生まれて初めて聞いたというように、この口が単語を何回も何回も繰り返す。対する泉さんはさっき脱いだ上着を手にウンウンと深く頷き、勝手に感慨にふけっているらしい。
「良いね~。愛しくて、くっついてたいんだろうなあ。ね、そうでしょ?」
……私は首を縦にも横にも振れない。
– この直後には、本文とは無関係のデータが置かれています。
template <class L>
__device__ __forceinline__ void encode16(const FusedParams& p, const int (&q)[3], int g, float (&xs)[20], EncCtx& cx, const CellRaw16& raw) {
    const nic_path_desc& d = p.d;
    const int e = d.log2_step;
    const Axis ax = axis_coords(q[0], e), ay = axis_coords(q[1], e);
    cx.kx = ax.k1; cx.ky = ay.k1; cx.kz = 0.f;
#pragma unroll
    for (int c = 0; c < kC; ++c) xs[c] = raw.g0[c];
    {
        const float c = (g >> 1) ? ay.t1 : ax.t1;
#pragma unroll
        for (int i = 0; i < 3; ++i) {
            const int r = 3 * (g & 1) + i;
            float v;
            if (L::PE == NIC_PE_TRIANGULAR) {
                v = tri_pe_row(c, r, kP);
            } else {
                const int k = r >> 1;
                const float dv = k == 0 ? d.pe_div[0] : (k == 1 ? d.pe_div[1] : d.pe_div[2]);
                float sv, cv;
                sincos_cw(mul_rn(c, dv), sv, cv);
                v = (r & 1) ? cv : sv;
            }
            xs[15 + i] = v;
        }
        xs[18] = g == 0 ? d.lod_value : (g == 1 ? 1.0f : 0.f);
    }
    const G1FactorsT<2> gf = g1_factors<2>(d.g1_weight_mode, cx.kx, cx.ky, 0.f);
#pragma unroll
    for (int cc = 0; cc < 3; ++cc) {
        float sum = 0.f;
#pragma unroll
        for (int c4 = 0; c4 < 4; ++c4) {
            const uint32_t b = (gf.bits >> (3 * c4)) & 7u;
            float v = raw.g1[c4 * 3 + cc];
            v = mul_rn(v, (b & 1u) ? gf.fx[1] : gf.fx[0]);
            v = mul_rn(v, (b & 2u) ? gf.fy[1] : gf.fy[0]);
            sum = c4 == 0 ? v : add_rn(sum, v);
        }
        xs[12 + cc] = sum;
    }
}
__host__ __device__ constexpr int xs_of_slot(int s) { return s < 15 ? s : s - 1; }

template <class L>
__device__ __forceinline__ void add_noise16(const NoiseSrc& ns, uint64_t sample_global, int64_t n_local, int g, float (&xs)[20]) {
    if (ns.mode == NIC_NOISE_NONE) return;
    if (ns.mode == NIC_NOISE_TENSOR) {
        const float* row = ns.tensor + n_local * L::CIN;
#pragma unroll
        for (int s = 0; s < 20; ++s) {
            if (s == 15) continue;
            const int ch0 = slot16_channel(s, 0);
            if (s == 19) { xs[18] += g == 0 ? row[72] : 0.f; continue; }
            const int stride = slot16_channel(s, 1) - ch0;
            xs[xs_of_slot(s)] += row[ch0 + stride * g];
        }
        return;
    }
    const U4 b = noise_block(ns, sample_global, g);
#pragma unroll
    for (int f = 0; f < 18; ++f) xs[f] += noise_field(ns, b, f);
    const float nl = noise_field(ns, b, 18);
    xs[18] += g == 0 ? nl : 0.f;
}

__device__ __forceinline__ int shfl_lane(int v, int src_lane) { return __builtin_amdgcn_ds_bpermute(src_lane << 2, v); }
__device__ __forceinline__ float shfl_lane(float v, int src_lane) { return __builtin_bit_cast(float, __builtin_amdgcn_ds_bpermute(src_lane << 2, __builtin_bit_cast(int, v))); }
__device__ __forceinline__ void combine_g1_lanes16(GridAcc16& ga, uint32_t off1, const int (&blk)[3], int lane, int lw) {
    const int T[2] = {1 << lw, 16 >> lw};
    const int STR[2] = {1, 1 << lw};
    const int pl = lane & 15;
    const int lc[2] = {pl & (T[0] - 1), pl >> lw};
#pragma unroll
    for (int a = 0; a < 2; ++a) {
        const bool odd = blk[a] & 1;
        const int pc = lc[a] + (odd ? -1 : 1);
        const bool inb = pc >= 0 && pc < T[a];
        const int partner = inb ? lane + (odd ? -STR[a] : STR[a]) : lane;
        const bool pair = inb && (uint32_t)shfl_lane((int)off1, partner) == off1;
#pragma unroll
        for (int i = 0; i < 12; ++i) {
            const float pv = shfl_lane(ga.g1[i], partner);
            ga.g1[i] = pair ? (odd ? 0.f : ga.g1[i] + pv) : ga.g1[i];
        }
    }
}

__device__ __forceinline__ void preadd_x16(f32x4 (&dxacc)[4], uint32_t off0, int ln) {
    const int n16 = ln & 15, g = ln >> 4;
    const bool recv = g < 2;
    const bool inb = recv ? n16 >= 1 : n16 <= 14;
    const int partner = inb ? (recv ? ln + 31 : ln - 31) : ln;
    const uint32_t poff = (uint32_t)shfl_lane((int)off0, partner);
    const bool pair = inb && (recv ? off0 == poff + 1u : poff == off0 + 1u);
#pragma unroll
    for (int c = 0; c < kC; ++c) {
        const float pv = shfl_lane(dxacc[c >> 2][c & 3], partner);
        dxacc[c >> 2][c & 3] = pair ? (recv ? dxacc[c >> 2][c & 3] + pv : 0.f) : dxacc[c >> 2][c & 3];
    }
}
template <int NW, class Barrier>
__device__ __forceinline__ void preadd_y16(f32x4 (&dxacc)[4], uint32_t off0, uint32_t row, int ln, int wave, lds_f* reg0, int region, Barrier&& barrier) {
    typedef __attribute__((address_space(3))) uint32_t lds_u32_t;
    const int g = ln >> 4;
    lds_f* const mine = opaque(reg0 + wave * region + ln);
    const bool up = (g & 1) != 0;
    ((lds_u32_t*)mine)[12 * 64] = off0;
    if (up) {
#pragma unroll
        for (int i = 0; i < 12; ++i) mine[i * 64] = dxacc[i >> 2][i & 3];
    }
    barrier();
    const int pw = up ? wave + 1 : wave - 1;
    const bool inw = pw >= 0 && pw < NW;
    lds_cf* const theirs = opaque(reg0 + (inw ? pw : wave) * region + (up ? ln - 16 : ln + 16));
    const uint32_t poff = ((const lds_u32_t*)theirs)[12 * 64];
    const bool pair = inw && (up ? poff == off0 + row : off0 == poff + row);
    if (!up) {
#pragma unroll
        for (int i = 0; i < 12; ++i) {
            const float pv = theirs[i * 64];
            dxacc[i >> 2][i & 3] += pair ? pv : 0.f;
        }
    } else {
#pragma unroll
        for (int i = 0; i < 12; ++i) dxacc[i >> 2][i & 3] = pair ? 0.f : dxacc[i >> 2][i & 3];
    }
    barrier();
}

でもこれ、肯定してると受け取られる沈黙だ。やってるわ、私。
「俺はずっと応援するよ。暁ちゃんのファンだから」
「……泉さんて、もしかしてヤバイ奴ですか?」
「いいでしょ」
「そんなに胸を張らなくても」
「そうだ、もし御影さんに泣かされたら言ってね、ぶん殴るから。『バカヤローー!!』って」
「お、恐ろしい」
「……あれっ、雨降ってきてない?」
「え?」
図書館の入り口の方向に顔を向け、急に泉さんが言った。私もつられて外の様子を確かめる。さっきまで晴れていた空はどんより曇り、白く細かい飛沫が地面を打ち跳ねる。サーッと鳴る爽やかな雨音に、私はちょっと鳥肌が立った。
「わ、あいつ予報当ててる」
「傘持ってきてないのにな~。どうしよう、上がるの待つしかないねー」
「そうですね……ん?」
雨から連想して御影から預かった傘を見やると、蛇腹に折り込まれた細い紙切れが挟まっていることに気がつく。大事に開いてみれば、なんと既視感のある字画が並んだ簡易な手紙だった。
【傘の返却は次回会う際に。あと神殿調査に行けそうな日も教えて】
真面目な内容なのに、彼の甘く軽やかな声で脳内再生された。あいつ、あらゆる手で私をノックアウトしようとしてるでしょ。許せん。
まあその激情はそれとして。
「…………とっとこ」
「なにそれ暁ちゃん」
「見せませんよ」
「あー、わかった。御影さんのでしょう」
向日葵の大輪のような笑顔を向けられる。もう怖いわ泉さん。黒幕説ある(?)。
「どんな内容だった?」
「秘密です。もっ、もう職務中なので散ってください!」
「はいはい、お熱いね~~もう上着要らないや」
「当たり前です、何言ってるんですか」
「……ついに暁ちゃんも惚気だしたかぁ~」
ヤレヤレ、と肩を竦められる。
この季節でも上着着てることにツッコミ入れただけなのに、なんか勘違いされてしまった。